Authority • Personal authority has always played a major role in Russian politics: • increases the effectiveness of state power; • this does not increase the authority of the state itself; • decreases the legal authority of state institutions; • strong personal authority allows its bearers to change the rules of the game.
Force and coercion • Ineffective legal authority is usually compensated by force and coercion, both legal and illegal. • application of force and (especially) coercion usually does not require a large amount of material resources; • ‘simple’ (plain) solution; • the shortage of legal norms (laws).
Force and coercion • Arbitrary use of physical force and/or threat of force by the ‘rule-protecting’ agencies (public prosecution office, police, FSB, courts, etc.) and ‘controlling’ agencies (tax police, ecological and fire departments, and so on) • Strengthening the political regime decreases the necessity of direct applications of force in politics.

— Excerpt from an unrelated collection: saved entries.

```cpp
__global__ __launch_bounds__(512) __attribute__((amdgpu_waves_per_eu(2))) void k_nu_rows_iw(
    const double2* X, int lnfft, int P, int plo, int accum, int nrow, int64_t nf, int64_t jhi, int64_t h,
    int64_t tbase, int64_t nbt, const double* __restrict__ bc, double2* __restrict__ CS, const NuFinal F, int xcd) {
    constexpr int N = 4096, TPB = 512;
    extern __shared__ double2 nu_s[];
    __shared__ NuTile tw;
    nu_tile_init(&tw, 12);
    const int64_t nfft = int64_t(1) << lnfft;
    const int ln1 = lnfft - 12;
    const int64_t k1b = nu_row_of_block(blockIdx.x, 1u << ln1, xcd);
    const int r = blockIdx.y;
    const int t = threadIdx.x, w = t >> 6, L = t & 63, hi3 = L >> 3, lo3 = L & 7;
    const int pos0 = w + 8 * hi3 + 64 * lo3;
    const double2* xr = X + (int64_t)r * nfft + (k1b << 12);
    const int64_t pstride = (int64_t)nrow * nfft;
    auto load_row = [&](int pm, double2 (&dst)[8]) {
        const __amdgpu_buffer_rsrc_t rs =
            __builtin_amdgcn_make_buffer_rsrc((void*)(xr + (int64_t)pm * pstride), (short)0, N * 16, 0x00020000);
#pragma unroll
        for (int q = 0; q < 8; ++q)
            dst[q] = __builtin_bit_cast(double2, __builtin_amdgcn_raw_buffer_load_b128(rs, t * 16, TPB * 16 * q, 0));
    };
    double2 acc[8], xa[8], xb[8];
    NuRot bs[8];
    const int rP = P & 3;
#pragma unroll
    for (int q = 0; q < 8; ++q) {
        double2 a0 = make_double2(0.0, 0.0);
        const int64_t J = k1b + ((int64_t)(pos0 + TPB * q) << ln1);
        const int64_t jc = J <= jhi ? J : J - nfft;
        if (accum) {
            const int64_t tt = tbase + r * nf + jc;
            if ((J <= jhi || J >= nfft - h) && tt >= 0 && tt < nbt) a0 = CS[tt];
        }
        acc[q] = rP == 0 ? a0 : rP == 1 ? make_double2(a0.y, -a0.x) : rP == 2 ? make_double2(-a0.x, -a0.y)
                                                                        : make_double2(-a0.y, a0.x);
        const NuBes b0 = nu_bes_start(bc, P, nu_zh(jc, lnfft));
        bs[q] = {2.0 * b0.j1, 2.0 * b0.j2, b0.iz2};
    }
    load_row(P - 1 - plo, xa);
    const int cw = 64 * w + L, cr = 512 * w + L, e1w = 512 * w + 64 * hi3 + lo3, e2w = 512 * w + 8 * hi3,
              e2r = 512 * w + 64 * lo3 + 8 * hi3;
    __syncthreads();
    auto moment = [&](auto LAST, int p, double2 (&v)[8], double2 (&nv)[8], double2* A) {
        constexpr bool last = decltype(LAST)::value;
        if (p > plo) load_row(p - 1 - plo, nv);
        nu_dft8(v);
        nu_twiddle<8>(nu_tw_tile(&tw, t), v);
#pragma unroll
        for (int q = 0; q < 8; ++q) A[cw + 512 * q] = v[q];
        __syncthreads();
#pragma unroll
        for (int q = 0; q < 8; ++q) v[q] = A[cr + 64 * q];
        nu_dft8(v);
        nu_twiddle<8>(nu_tw_tile(&tw, 8 * L), v);
#pragma unroll
        for (int q = 0; q < 8; ++q) A[e1w + 8 * q] = v[q];
        asm volatile("s_waitcnt lgkmcnt(0)" ::: "memory");
#pragma unroll
        for (int q = 0; q < 8; ++q) v[q] = A[cr + 64 * q];
        nu_dft8(v);
        nu_twiddle<8>(nu_tw_tile(&tw, 64 * lo3), v);
#pragma unroll
        for (int q = 0; q < 8; ++q) A[e2w + 64 * q + (lo3 ^ q)] = v[q];
        asm volatile("s_waitcnt lgkmcnt(0)" ::: "memory");
#pragma unroll
        for (int q = 0; q < 8; ++q) v[q] = A[e2r + (q ^ lo3)];
        nu_dft8(v);
        const double pp1 = (double)(p + 1);
#pragma unroll
        for (int q = 0; q < 8; ++q) {
            const double j = fma(pp1 * bs[q].iz2, bs[q].j1, -bs[q].j2);
            bs[q].j2 = bs[q].j1;
            bs[q].j1 = j;
            double wgt = j;
            if constexpr (last) wgt = (q == 0 && k1b == 0 && pos0 == 0) ? 1.0 : 0.5 * j;
            acc[q] = make_double2(fma(wgt, v[q].x, -acc[q].y), fma(wgt, v[q].y, acc[q].x));
        }
    };
    const int pend = plo > 0 ? plo : 1;
    int p = P - 1;
    double2* TA = nu_s;
    double2* TB = nu_s + N;
    if (p >= pend && ((p - pend + 1) & 1)) {
        moment(std::false_type(), p, xa, xb, TA);
        --p;
#pragma unroll
        for (int q = 0; q < 8; ++q) xa[q] = xb[q];
        double2* tt = TA;
        TA = TB;
        TB = tt;
    }
    for (; p >= pend; p -= 2) {
        moment(std::false_type(), p, xa, xb, TA);
        moment(std::false_type(), p - 1, xb, xa, TB);
    }
    if (plo == 0) moment(std::true_type(), 0, xa, xb, TA);
    const int rl = plo & 3;
#pragma unroll
    for (int q = 0; q < 8; ++q) {
        const double2 a = acc[q];
        acc[q] = rl == 0 ? a : rl == 1 ? make_double2(-a.y, a.x) : rl == 2 ? make_double2(-a.x, -a.y)
                                                                : make_double2(a.y, -a.x);
    }
    nu_rows_epilogue<TPB, 8>(acc, k1b, ln1, nfft, jhi, h, tbase, r, nf, nbt, CS, F, nu_s, pos0);
}

__global__ __launch_bounds__(256) void k_nu_finalize(const double2* __restrict__ CS, int64_t nbt, int m, int stat,
                                                     double nph, int64_t nf, int64_t jbase, int64_t nfft, int P,
                                                     double invfact, double rel, int64_t tb0, int64_t first,
                                                     double* __restrict__ out, int* __restrict__ nflag,
                                                     int64_t* __restrict__ flagged) {
    const int64_t t = (int64_t)blockIdx.x * blockDim.x + threadIdx.x;
    if (t >= nbt) return;
    const int64_t flat = tb0 + t + first;
    const int64_t jc = flat % nf - jbase;
    double p, err;
    nu_power(CS, nbt, t, m, stat, nph, nu_err_bound(jc, nfft, P, invfact, nph), false, make_double2(0.0, 0.0), &p,
             &err);
    out[tb0 + t] = p;
    if (!(err <= rel * fabs(p))) flagged[atomicAdd(nflag, 1)] = tb0 + t;
}

static int g_last_search_path = 0;
static int64_t g_last_nufft_n = 0;
static int g_last_nufft_p = 0;
static int g_last_nufft_gather = 0;
static double g_nu_work[kNuCls] = {0, 0, 0, 0, 0, 0, 0};
static int64_t g_last_cells_built = 0, g_last_cells_reused = 0;

struct NuTables {
    NuTw T{};
    const double2* cis = nullptr;
    const double2* cis2 = nullptr;
    const double* bc = nullptr;
};
static int nu_tables(hipStream_t s, int lnfft, NuTables* out) {
    static std::mutex mu;
    static std::map<std::pair<int, int>, double2*> cache;
    const int lbits = std::min(lnfft, 11);
    const int64_t nlo = int64_t(1) << lbits, nhi = int64_t(1) << (lnfft - lbits);
    int dev = 0;
    HIPCHK(hipGetDevice(&dev));
    double2* d = nullptr;
    {
        std::lock_guard<std::mutex> lk(mu);
        auto it = cache.find({dev, lnfft});
        if (it != cache.end()) {
            d = it->second;
        } else {
            std::vector<double2> h((size_t)(nlo + nhi + 1024 + kNuBesP * kNuBesM / 2 + 2048));
            const long double tp = 6.283185307179586476925286766559L;
            const long double nf = (long double)(int64_t(1) << lnfft);
            for (int64_t i = 0; i < nlo; ++i) {
                const long double a = tp * (long double)i / nf;
                h[(size_t)i] = make_double2((double)cosl(a), (double)sinl(a));
            }
            for (int64_t i = 0; i < nhi; ++i) {
// ... 311 lines not shown
        else if (sp.starts_max > 0)
            HIPCHK(sc.alloc(&cstart, (size_t)sp.starts_max));
        HIPCHK(sc.alloc(&W, (size_t)(sp.Bmax * sp.gw)));
        HIPCHK(sc.alloc(&Y, (size_t)sp.Bmax));
        HIPCHK(sc.alloc(&CS, (size_t)sp.csmax));
        HIPCHK(sc.alloc(&flagged, (size_t)in.shape.count));
        if (best_host)
            best_part = reinterpret_cast<BestCand*>(reinterpret_cast<char*>(in.nflag) + kNuFinCandOff);
        else if (sp.best_alloc > 0)
            HIPCHK(sc.alloc(&best_part, (size_t)sp.best_alloc));
        if (!sp.passes.empty()) {
            HIPCHK(sc.alloc(&dps, sp.passes.size()));
            HIPCHK(hipMemcpyAsync(dps, sp.passes.data(), sp.passes.size() * sizeof(NuPass), hipMemcpyHostToDevice, s));
        }
        return CRIMP_OK;
    }

    int cell_starts(const NuGroup& g, int64_t base) {
        const int64_t n = in.shape.n;
        for (const NuCellLaunch& cl : g.cells) {
            NuCellArgs ca = cl.args;
            for (int j = 0; j < cl.nk; ++j) ca.off[j] += base;
            const unsigned cb = (unsigned)std::min<int64_t>(cdiv(cdiv(n, 2), 256 * kNuCellU), 2048);
            if ((reinterpret_cast<uintptr_t>(in.t) & 15u) == 0)
                k_nu_cellstart<true><<<cb, 256, 0, s>>>(in.t, in.t0, n, g.pl.s1, cl.k0, cl.nk, ca, cstart, in.nflag + 1);
            else
                k_nu_cellstart<false><<<cb, 256, 0, s>>>(in.t, in.t0, n, g.pl.s1, cl.k0, cl.nk, ca, cstart, in.nflag + 1);
            HIPCHK(hipGetLastError());
        }
        HIPCHK(span(kNuClsCellStart));
        return CRIMP_OK;
    }

    int gather_set(const NuGroup& g, const NuBatch& b, const NuGatherSet& set, int64_t base) {
        const NuPlan& pl = g.pl;
        NuGatherSet S = set;
        for (int jj = 0; jj < S.nk; ++jj) S.soff[jj] += base;
        NuFold F;
        if (fold) {
            char* blkp = reinterpret_cast<char*>(in.nflag);
            F.epoch = epoch;
            F.ncheck = first_gather ? ncheck : 0;
            F.f = in.freq;
            F.nf = in.shape.nf;
            F.n = in.shape.n;
            F.pub = reinterpret_cast<double*>(blkp + kNuFinPubOff);
            F.part = reinterpret_cast<double2*>(blkp + kNuFinPartOff);
        }
        first_gather = false;
        launch_gather(in.twod, cells_reuse, S.blk0[S.nk], in.t, in.t0, cstart, int64_t(1) << pl.lnfft, pl.s1, pl.fch,
                      pl.fcl, in.twod ? in.c2 + b.rb : nullptr, b.nrow, pl.P, S, in.nflag + 1, tab.cis2, W, F, s);
        HIPCHK(hipGetLastError());
        HIPCHK(span(kNuClsSpread));
        for (int jj = 0; jj < S.nk; ++jj) {
            const int rc = fft_combine(g, b, S.k[jj], W + S.woff[jj]);
            if (rc) return rc;
        }
        return CRIMP_OK;
    }

    int mfma_pass(const NuGroup& g, const NuBatch& b, const NuMfmaPass& mp) {
        const NuPlan& pl = g.pl;
        const int64_t n = in.shape.n, nchunk = sp.nchunk, nfft = int64_t(1) << pl.lnfft;
        const int64_t SL = 2 * (int64_t)pl.P * b.nrow;
        const NuPass& ps = sp.passes[mp.ipass];
        const NuPass* dp = dps + mp.ipass;
        const dim3 grid((unsigned)cdiv(nchunk, kNuWaves));
        if (in.twod)
            nu_launch_spread<true>(mp.gl, grid, s, in.t, in.t0, n, nchunk, pl.s1, pl.fch, pl.fcl, in.c2 + b.rb, b.nrow,
                                   mp.k0, pl.P, dp, tab.cis, U, ctab, in.nflag + 1);
        else
            nu_launch_spread<false>(mp.gl, grid, s, in.t, in.t0, n, nchunk, pl.s1, pl.fch, pl.fcl, in.c2 + b.rb, b.nrow,
                                    mp.k0, pl.P, dp, tab.cis, U, ctab, in.nflag + 1);
        HIPCHK(hipGetLastError());
        HIPCHK(span(kNuClsSpread));
        for (int kk = 0; kk < mp.gl && mp.k0 + kk <= in.shape.nharm; ++kk) {
            const int k = mp.k0 + kk;
            int alo = 0, acnt = 0;
            nu_occupied(pl.gmin[(size_t)(k - 1)], pl.gmax[(size_t)(k - 1)], pl.lnfft, g.ln1, &alo, &acnt);
            const int64_t gbase = (int64_t)alo << g.ln2, gcount = (int64_t)acnt << g.ln2;
            k_nu_merge<<<(unsigned)cdiv(gcount, kNuMergeG), 256, (size_t)kNuMergeG * SL * sizeof(double), s>>>(
                U + ps.ubase[kk], SL, ctab + 2 * kk * nchunk, nchunk, ps.gmin[kk], pl.gmax[(size_t)(k - 1)], nfft, gbase,
                gcount, W, in.nflag + 1);
            HIPCHK(hipGetLastError());
            HIPCHK(span(kNuClsMerge));
            const int rc = fft_combine(g, b, k, W);
            if (rc) return rc;
        }
        return CRIMP_OK;
    }

    int fft_combine(const NuGroup& g, const NuBatch& b, int k, const double2* Wk) {
        const NuPlan& pl = g.pl;
        const NuSearchShape& sh = in.shape;
        const bool generic_fft = in.hooks.generic_fft;
        const int lnfft = pl.lnfft, P = pl.P, ln1 = g.ln1, ln2 = g.ln2;
        const size_t lds_fft = (size_t)kNuTile * sizeof(double2);
        const int64_t Bp = (int64_t)P * b.nrow;
        const double2* Z = Wk;
        if (ln1 > 0) {
            const int lcol = 12 - ln1;
            int alo = 0, acnt = 0;
            nu_occupied(pl.gmin[(size_t)(k - 1)], pl.gmax[(size_t)(k - 1)], lnfft, ln1, &alo, &acnt);
            if (ln1 == 8 && !generic_fft) {
                const int64_t ngroups = Bp << (ln2 - 4);
                k_nu_cols256<<<(unsigned)std::min<int64_t>(ngroups, 2 * nu_cus()), 256, lds_fft, s>>>(
                    Wk, Y, lnfft, tab.T, alo, acnt, ngroups);
            } else if (ln1 == 9 && !generic_fft) {
                const int64_t ngroups = Bp << (ln2 - 3);
                k_nu_cols512<<<(unsigned)std::min<int64_t>(ngroups, 2 * nu_cus()), 512, lds_fft, s>>>(
                    Wk, Y, lnfft, tab.T, alo, acnt, ngroups);
            } else {
                k_nu_fft_cols<<<dim3((unsigned)(int64_t(1) << (ln2 - lcol)), (unsigned)Bp), 256, lds_fft, s>>>(
                    Wk, Y, lnfft, ln1, lcol, tab.T, alo, acnt);
            }
            HIPCHK(hipGetLastError());
            Z = Y;
            HIPCHK(span(kNuClsPass1));
        }
        NuFinal F{};
        if (g.fuse_final && k == sh.nharm) {
            F.on = 1;
            F.m = sh.nharm;
            F.stat = sh.stat;
            F.Pc = P;
            F.nph = (double)sh.n;
            F.invfact = pl.invfact;
            F.rel = in.search_hooks.fixup_rel;
            F.tb0 = b.tb0;
            F.out = in.out;
            F.nflag = in.nflag;
            F.flagged = flagged;
            F.best_part = in.best ? best_part : nullptr;
            F.best_base = b.best_base;
            F.CS0 = CS;
        }
        const dim3 g2((unsigned)(int64_t(1) << ln1), (unsigned)b.nrow);
        const int xcd = in.hooks.row_map;
        const int64_t jhi = pl.nseg - 1 - pl.h, tbase = b.rb * sh.nf + g.jbase - (b.tb0 + sh.first);
        double2* CSk = CS + (int64_t)(k - 1) * b.nbt;
        if (ln2 == 12 && !generic_fft)
            k_nu_rows_iw<<<g2, 512, 2 * lds_fft, s>>>(Z, lnfft, P, 0, 0, b.nrow, sh.nf, jhi, pl.h, tbase, b.nbt, tab.bc,
                                                      CSk, F, xcd);
        else if (ln2 == 11 && !generic_fft)
            k_nu_rows_combine8<11><<<g2, 256, nu_rows_lds(11), s>>>(Z, lnfft, P, 0, 0, b.nrow, sh.nf, jhi, pl.h, tbase,
                                                                     b.nbt, tab.bc, CSk, F);
        else
            k_nu_fft_rows_combine<<<g2, 256, lds_fft, s>>>(Z, ln2, lnfft, P, b.nrow, sh.nf, jhi, pl.h, tbase, b.nbt,
                                                           tab.bc, CSk, xcd);
        HIPCHK(hipGetLastError());
        HIPCHK(span(kNuClsPass2));
        return CRIMP_OK;
    }

    int finalize(const NuGroup& g, const NuBatch& b) {
        const NuSearchShape& sh = in.shape;
        k_nu_finalize<<<(unsigned)cdiv(b.nbt, 256), 256, 0, s>>>(CS, b.nbt, sh.nharm, sh.stat, (double)sh.n, sh.nf, g.jbase,
                                                                 int64_t(1) << g.pl.lnfft, g.pl.P, g.pl.invfact,
                                                                 in.search_hooks.fixup_rel, b.tb0, sh.first, in.out, in.nflag, flagged);
        HIPCHK(hipGetLastError());
        HIPCHK(span(kNuClsFinalize));
        return CRIMP_OK;
    }

    int launch_all() {
        int cur_lnfft = -1;
        for (const NuGroup& g : sp.groups) {
            int rc = CRIMP_OK;
            if (g.pl.lnfft != cur_lnfft) {
                rc = nu_tables(s, g.pl.lnfft, &tab);
                if (rc) return rc;
                cur_lnfft = g.pl.lnfft;
            }
            if (ev.empty()) HIPCHK(mark());
            const int64_t base = cells_reuse || cells_keep ? g.starts_off : 0;
            if (sp.gather && !cells_reuse) {
                rc = cell_starts(g, base);
                if (rc) return rc;
            }
            for (const NuBatch& b : g.batches) {
                for (const NuGatherSet& S : b.sets) {
                    rc = gather_set(g, b, S, base);
                    if (rc) return rc;
                }
                for (const NuMfmaPass& mp : b.mfma) {
                    rc = mfma_pass(g, b, mp);
                    if (rc) return rc;
                }
                if (g.fuse_final) continue;
                rc = finalize(g, b);
                if (rc) return rc;
            }
        }
        return CRIMP_OK;
    }

    int report_times() {
        if (!in.timed) return CRIMP_OK;
        HIPCHK(hipEventSynchronize(ev.back()));
        float tot = 0.0f;
        double cls[kNuCls] = {0, 0, 0, 0, 0, 0, 0};
        HIPCHK(hipEventElapsedTime(&tot, ev.front(), ev.back()));
// ... 116 lines not shown
```

### crimp_amd/csrc/search_nufft_plan.h

```cpp
#pragma once

#include <algorithm>
#include <cmath>
#include <cstdint>
#include <cstdlib>
#include <cstring>
#include <utility>
#include <vector>

constexpr int kNuCW = 1024;
constexpr int kNuWaves = 4;
constexpr int kNuRows = 8;
constexpr int kNuMaxP = 16;
constexpr int kNuGatherMaxP = 24;
constexpr int kNuMergeG = 16;
constexpr int kNuMaxWrap = 32;
constexpr double kNuEps = 5e-14;
constexpr double kNuEpsZm = 5e-13;

constexpr int kNuPassMax = 10;
struct NuPass {
    int64_t gmin[kNuPassMax];
    int64_t ubase[kNuPassMax];
};
// ... 6 lines not shown
constexpr int kNuGatherRows = 2;
constexpr int kNuGatherSet = 8;
struct NuGatherSet {
    int nk;
    int k[kNuGatherSet], lanes_log2[kNuGatherSet];
    int64_t blk0[kNuGatherSet + 1];
    int64_t gmin[kNuGatherSet], gmax[kNuGatherSet], gbase[kNuGatherSet], gcount[kNuGatherSet];
    int64_t soff[kNuGatherSet], woff[kNuGatherSet];
};

enum { kNuClsCellStart, kNuClsSpread, kNuClsMerge, kNuClsPass1, kNuClsPass2, kNuClsCombine, kNuClsFinalize, kNuCls };

inline int64_t nu_cdiv(int64_t a, int64_t b) { return (a + b - 1) / b; }
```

Inducement • In Russian political practice inducement (like coercion) is actively used to ‘compensate’ for ineffective legal authority, especially in cases where power holders are not able (or inclined) to employ instruments of force. • People often prefer not to fight for their legal rights and opportunities but to bargain (‘make deals’) with authorities. • In comparing the roles of coercion and inducement in Russian political practice, one may argue that coercive mechanisms prevail.
Manipulation and persuasion • Since 2000, the role of manipulation in the ‘manipulation/persuasion’ continuum is increasing with the monopolization of the most important resources of ideological power; • no objective (critical) analysis of governmental policies in TV programs; • authorities deliberately conceal information about the decision-making process and key political nominations; • positive economic trends are evidently exaggerated
III. EFFECTIVENESS OF POWER: two dimensions • 1. An actor’s ability to achieve the submission (compliance) of another actor (effectiveness of the very power relation). • 2. An actor’s ability to achieve a desired result (effectiveness of management).
Effectiveness of power • In relationships with a political opposition, business elite, regional elites the power of the governing elite seems effective. • It can successfully initiate strategic political decisions in the Duma, block any policy alternatives, use instruments of coercion for threatening an opposition and control flows of information.
Effectiveness of state institutions • Since 2000 the Russian state has become much more effective and functional than it was in the 1990s. • However, in many cases the state does not properly fulfill its functions (e.g. securing civil rights and liberties, collecting taxes, law enforcement, eradicating organized crime, etc.); the state often fails to carry out its own decisions and enforce laws.
ineffectiveness of government • As an instrument of bureaucratic domination over other social groups, the modern Russian state is quite effective: it is able to reproduce the monopoly power of the administrative class. • But the state is ineffective in achieving public goals; attempts by the regime to strengthen the ‘power vertical’ do not actually make the state (substantially) better from this particular point of view. • So there is an inherent contradiction (incongruence) between strengthening the state as an instrument of domination and the state as the instrument of effective government for the benefit of the people.
Conclusion • The administrative class is the dominant actor in contemporary Russian society • The configuration of power forms corresponds to the bureaucratic nature of domination. • the modern system of power in Russia is simultaneously effective and ineffective. • It successfully reproduces power over which has not yet become power to.